++++ RECORDED INFORMATION

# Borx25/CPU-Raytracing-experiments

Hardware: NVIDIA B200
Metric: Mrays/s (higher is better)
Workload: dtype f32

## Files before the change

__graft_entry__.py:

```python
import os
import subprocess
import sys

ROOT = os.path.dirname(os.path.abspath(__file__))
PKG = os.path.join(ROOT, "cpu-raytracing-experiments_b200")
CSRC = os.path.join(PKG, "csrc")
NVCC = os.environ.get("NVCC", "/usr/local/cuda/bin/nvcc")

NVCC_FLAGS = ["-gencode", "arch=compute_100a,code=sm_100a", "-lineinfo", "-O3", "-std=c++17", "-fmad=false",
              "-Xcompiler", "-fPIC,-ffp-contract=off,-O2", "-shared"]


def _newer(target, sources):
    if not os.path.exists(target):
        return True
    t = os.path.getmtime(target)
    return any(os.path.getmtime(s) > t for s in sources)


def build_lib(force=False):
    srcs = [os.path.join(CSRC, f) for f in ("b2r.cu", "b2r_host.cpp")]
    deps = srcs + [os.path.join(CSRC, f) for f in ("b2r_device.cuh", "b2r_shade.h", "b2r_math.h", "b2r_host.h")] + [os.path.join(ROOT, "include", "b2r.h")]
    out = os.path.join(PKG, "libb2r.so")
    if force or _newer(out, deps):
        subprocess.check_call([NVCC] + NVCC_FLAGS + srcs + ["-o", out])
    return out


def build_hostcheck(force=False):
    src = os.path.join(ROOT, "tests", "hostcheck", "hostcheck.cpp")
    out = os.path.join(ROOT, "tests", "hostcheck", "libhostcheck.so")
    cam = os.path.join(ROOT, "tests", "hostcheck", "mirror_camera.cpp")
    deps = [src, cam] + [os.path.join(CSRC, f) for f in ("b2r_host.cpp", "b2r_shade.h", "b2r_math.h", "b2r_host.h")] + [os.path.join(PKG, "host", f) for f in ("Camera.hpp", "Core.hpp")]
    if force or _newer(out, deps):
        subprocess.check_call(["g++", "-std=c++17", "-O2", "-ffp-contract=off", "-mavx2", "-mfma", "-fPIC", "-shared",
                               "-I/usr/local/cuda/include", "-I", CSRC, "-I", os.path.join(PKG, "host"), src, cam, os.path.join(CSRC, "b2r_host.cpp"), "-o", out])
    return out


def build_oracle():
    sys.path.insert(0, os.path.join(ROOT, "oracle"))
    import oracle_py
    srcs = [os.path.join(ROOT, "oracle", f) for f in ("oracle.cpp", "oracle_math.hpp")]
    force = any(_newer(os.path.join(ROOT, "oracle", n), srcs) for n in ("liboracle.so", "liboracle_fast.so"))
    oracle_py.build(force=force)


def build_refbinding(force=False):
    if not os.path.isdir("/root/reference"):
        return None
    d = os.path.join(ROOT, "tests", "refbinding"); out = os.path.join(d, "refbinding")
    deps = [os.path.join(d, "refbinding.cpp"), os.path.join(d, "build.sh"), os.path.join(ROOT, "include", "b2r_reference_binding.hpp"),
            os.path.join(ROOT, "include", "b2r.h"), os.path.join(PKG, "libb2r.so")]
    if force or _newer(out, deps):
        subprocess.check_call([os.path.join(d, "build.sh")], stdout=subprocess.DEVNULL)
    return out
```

++++++++
++++ RECORDED INFORMATION

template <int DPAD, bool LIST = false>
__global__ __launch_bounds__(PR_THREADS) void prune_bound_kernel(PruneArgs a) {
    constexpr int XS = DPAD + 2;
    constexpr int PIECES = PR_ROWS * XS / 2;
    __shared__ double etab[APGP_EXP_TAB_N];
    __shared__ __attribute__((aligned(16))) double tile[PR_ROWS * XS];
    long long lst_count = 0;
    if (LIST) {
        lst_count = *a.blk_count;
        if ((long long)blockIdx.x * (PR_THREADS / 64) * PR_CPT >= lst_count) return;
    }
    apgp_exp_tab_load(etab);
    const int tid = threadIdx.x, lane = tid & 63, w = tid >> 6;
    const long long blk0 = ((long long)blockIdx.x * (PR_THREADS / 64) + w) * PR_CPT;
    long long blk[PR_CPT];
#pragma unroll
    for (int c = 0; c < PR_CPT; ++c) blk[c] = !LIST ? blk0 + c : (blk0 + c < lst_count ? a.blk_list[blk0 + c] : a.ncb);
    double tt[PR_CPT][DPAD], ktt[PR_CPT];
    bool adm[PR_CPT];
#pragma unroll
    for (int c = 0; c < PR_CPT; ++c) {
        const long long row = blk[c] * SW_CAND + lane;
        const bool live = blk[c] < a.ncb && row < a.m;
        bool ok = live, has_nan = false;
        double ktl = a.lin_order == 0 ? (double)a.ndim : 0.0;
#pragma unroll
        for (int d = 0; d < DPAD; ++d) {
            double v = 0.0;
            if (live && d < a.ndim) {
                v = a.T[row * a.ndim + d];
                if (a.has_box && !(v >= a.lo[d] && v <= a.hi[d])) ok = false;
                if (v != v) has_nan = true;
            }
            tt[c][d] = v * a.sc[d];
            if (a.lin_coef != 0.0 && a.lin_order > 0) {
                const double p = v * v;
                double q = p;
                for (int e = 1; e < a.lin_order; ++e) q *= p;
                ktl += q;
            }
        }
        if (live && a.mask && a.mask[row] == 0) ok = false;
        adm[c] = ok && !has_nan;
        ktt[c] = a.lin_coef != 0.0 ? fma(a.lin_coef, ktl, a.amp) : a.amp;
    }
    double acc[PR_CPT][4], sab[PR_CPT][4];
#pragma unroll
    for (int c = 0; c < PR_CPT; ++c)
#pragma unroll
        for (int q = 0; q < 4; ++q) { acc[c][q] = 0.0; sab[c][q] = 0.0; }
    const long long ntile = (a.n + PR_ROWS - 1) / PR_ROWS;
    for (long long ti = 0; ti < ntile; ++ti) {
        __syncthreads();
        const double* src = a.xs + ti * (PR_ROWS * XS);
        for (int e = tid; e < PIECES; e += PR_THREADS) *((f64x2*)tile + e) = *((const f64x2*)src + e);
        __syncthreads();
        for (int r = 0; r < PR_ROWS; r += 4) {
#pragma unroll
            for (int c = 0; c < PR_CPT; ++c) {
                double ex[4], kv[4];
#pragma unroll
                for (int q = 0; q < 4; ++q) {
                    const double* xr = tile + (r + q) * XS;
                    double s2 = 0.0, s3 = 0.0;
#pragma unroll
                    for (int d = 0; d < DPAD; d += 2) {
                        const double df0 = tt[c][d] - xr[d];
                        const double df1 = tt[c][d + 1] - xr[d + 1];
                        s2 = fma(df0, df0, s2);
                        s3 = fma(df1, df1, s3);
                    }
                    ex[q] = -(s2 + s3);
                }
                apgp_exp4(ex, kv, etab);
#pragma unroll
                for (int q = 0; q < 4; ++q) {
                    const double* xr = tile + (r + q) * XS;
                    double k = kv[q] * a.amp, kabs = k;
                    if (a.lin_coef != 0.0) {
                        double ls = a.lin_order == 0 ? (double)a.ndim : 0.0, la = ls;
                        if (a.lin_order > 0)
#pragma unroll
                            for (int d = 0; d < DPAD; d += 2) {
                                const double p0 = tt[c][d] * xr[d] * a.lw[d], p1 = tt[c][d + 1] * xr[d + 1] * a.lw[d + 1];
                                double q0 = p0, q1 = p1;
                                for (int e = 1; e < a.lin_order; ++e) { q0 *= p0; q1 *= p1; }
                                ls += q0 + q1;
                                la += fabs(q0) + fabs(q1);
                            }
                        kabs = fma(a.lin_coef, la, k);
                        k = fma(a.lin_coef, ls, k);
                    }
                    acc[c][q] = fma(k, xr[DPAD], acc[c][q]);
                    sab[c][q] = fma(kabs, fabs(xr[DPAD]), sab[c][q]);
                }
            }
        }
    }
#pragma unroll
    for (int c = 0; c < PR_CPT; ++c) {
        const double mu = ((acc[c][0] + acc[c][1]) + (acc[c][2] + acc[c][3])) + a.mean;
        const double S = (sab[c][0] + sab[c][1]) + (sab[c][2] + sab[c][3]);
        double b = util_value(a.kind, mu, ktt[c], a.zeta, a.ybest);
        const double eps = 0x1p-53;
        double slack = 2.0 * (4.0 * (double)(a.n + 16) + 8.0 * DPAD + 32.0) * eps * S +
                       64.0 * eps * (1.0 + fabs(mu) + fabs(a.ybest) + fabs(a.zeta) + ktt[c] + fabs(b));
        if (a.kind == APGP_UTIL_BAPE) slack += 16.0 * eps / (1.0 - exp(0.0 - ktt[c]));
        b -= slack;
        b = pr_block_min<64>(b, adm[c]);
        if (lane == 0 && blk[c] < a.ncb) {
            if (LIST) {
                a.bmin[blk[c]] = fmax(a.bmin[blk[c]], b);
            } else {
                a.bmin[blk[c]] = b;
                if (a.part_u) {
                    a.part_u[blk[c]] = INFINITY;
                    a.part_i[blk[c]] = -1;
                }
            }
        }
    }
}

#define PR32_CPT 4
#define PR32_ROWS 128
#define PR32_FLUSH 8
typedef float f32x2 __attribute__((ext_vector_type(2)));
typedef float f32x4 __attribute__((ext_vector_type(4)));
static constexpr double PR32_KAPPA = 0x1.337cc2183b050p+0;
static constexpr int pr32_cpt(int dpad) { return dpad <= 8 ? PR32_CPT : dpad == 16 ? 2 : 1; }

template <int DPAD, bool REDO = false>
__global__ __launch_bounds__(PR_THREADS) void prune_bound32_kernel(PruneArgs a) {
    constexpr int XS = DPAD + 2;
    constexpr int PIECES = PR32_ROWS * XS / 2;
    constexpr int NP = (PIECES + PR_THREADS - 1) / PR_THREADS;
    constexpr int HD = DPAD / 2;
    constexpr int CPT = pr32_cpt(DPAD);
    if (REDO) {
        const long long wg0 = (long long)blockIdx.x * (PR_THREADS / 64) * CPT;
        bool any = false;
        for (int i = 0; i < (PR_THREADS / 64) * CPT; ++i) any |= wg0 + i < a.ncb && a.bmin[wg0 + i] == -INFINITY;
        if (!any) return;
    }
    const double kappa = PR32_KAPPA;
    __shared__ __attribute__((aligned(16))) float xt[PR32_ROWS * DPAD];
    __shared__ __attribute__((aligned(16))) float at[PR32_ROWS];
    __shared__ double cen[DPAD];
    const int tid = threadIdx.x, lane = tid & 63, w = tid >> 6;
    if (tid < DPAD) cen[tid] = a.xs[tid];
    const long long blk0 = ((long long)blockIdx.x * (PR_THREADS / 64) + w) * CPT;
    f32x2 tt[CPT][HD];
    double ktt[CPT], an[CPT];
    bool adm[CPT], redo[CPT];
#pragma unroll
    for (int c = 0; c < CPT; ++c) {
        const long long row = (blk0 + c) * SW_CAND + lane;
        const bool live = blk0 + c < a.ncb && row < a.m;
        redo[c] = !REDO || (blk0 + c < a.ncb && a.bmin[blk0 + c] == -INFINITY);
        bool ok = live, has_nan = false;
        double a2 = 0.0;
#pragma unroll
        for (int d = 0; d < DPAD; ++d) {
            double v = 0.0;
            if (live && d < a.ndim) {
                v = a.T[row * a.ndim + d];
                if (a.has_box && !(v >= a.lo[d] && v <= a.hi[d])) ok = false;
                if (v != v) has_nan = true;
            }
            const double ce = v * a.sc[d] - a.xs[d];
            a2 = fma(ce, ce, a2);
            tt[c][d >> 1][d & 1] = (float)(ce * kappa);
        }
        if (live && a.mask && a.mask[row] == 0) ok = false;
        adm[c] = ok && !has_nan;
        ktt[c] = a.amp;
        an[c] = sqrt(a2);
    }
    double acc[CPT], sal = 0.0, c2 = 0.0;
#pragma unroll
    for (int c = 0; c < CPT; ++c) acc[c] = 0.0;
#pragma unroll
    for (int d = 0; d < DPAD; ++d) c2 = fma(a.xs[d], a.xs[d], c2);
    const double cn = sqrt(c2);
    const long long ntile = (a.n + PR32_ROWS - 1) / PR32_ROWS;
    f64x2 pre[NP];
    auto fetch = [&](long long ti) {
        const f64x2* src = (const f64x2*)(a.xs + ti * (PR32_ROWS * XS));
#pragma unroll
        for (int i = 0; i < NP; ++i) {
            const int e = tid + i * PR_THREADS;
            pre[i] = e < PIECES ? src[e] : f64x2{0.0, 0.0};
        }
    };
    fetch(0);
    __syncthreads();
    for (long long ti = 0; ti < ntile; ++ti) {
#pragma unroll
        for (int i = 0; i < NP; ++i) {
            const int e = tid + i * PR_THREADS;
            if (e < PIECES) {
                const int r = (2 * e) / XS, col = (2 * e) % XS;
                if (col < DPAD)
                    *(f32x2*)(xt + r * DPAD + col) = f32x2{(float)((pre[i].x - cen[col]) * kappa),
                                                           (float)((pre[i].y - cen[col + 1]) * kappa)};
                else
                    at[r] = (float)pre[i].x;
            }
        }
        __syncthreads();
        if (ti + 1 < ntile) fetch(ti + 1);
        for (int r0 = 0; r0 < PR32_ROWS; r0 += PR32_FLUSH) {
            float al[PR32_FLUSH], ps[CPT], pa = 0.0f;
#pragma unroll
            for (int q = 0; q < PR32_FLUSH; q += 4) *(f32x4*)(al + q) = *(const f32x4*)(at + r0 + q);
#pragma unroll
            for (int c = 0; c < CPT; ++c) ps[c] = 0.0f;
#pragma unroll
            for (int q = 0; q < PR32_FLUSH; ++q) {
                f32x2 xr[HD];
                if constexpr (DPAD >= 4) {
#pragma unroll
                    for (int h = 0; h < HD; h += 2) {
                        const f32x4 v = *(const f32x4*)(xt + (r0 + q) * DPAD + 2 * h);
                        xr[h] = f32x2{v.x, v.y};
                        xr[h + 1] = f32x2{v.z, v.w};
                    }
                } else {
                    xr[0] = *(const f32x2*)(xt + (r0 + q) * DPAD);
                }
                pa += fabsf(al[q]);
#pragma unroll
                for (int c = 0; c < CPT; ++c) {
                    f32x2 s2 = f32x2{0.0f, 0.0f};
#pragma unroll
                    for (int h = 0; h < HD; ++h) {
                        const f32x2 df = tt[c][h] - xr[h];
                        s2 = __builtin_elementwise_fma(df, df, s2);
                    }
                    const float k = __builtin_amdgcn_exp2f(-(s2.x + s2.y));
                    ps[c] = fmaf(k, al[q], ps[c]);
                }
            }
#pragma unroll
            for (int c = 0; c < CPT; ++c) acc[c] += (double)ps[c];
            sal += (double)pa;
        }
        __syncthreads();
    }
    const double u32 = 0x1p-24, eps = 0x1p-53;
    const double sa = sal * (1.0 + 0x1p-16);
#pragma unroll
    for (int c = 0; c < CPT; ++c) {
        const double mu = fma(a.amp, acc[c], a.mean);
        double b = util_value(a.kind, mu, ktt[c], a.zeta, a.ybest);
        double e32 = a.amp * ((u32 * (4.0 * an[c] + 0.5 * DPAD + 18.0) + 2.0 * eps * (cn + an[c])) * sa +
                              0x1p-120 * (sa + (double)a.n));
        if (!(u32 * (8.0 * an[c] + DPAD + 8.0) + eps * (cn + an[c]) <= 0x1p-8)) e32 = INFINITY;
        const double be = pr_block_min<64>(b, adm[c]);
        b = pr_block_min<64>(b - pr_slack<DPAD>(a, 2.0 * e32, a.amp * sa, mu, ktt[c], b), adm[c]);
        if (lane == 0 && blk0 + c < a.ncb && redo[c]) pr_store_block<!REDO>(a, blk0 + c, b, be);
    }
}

++++++++

WHAT YOU NEED TO DO →
In how many lines of the records does the word "kabs" appear? Reply with the number only.

SOLUTION BELOW →
3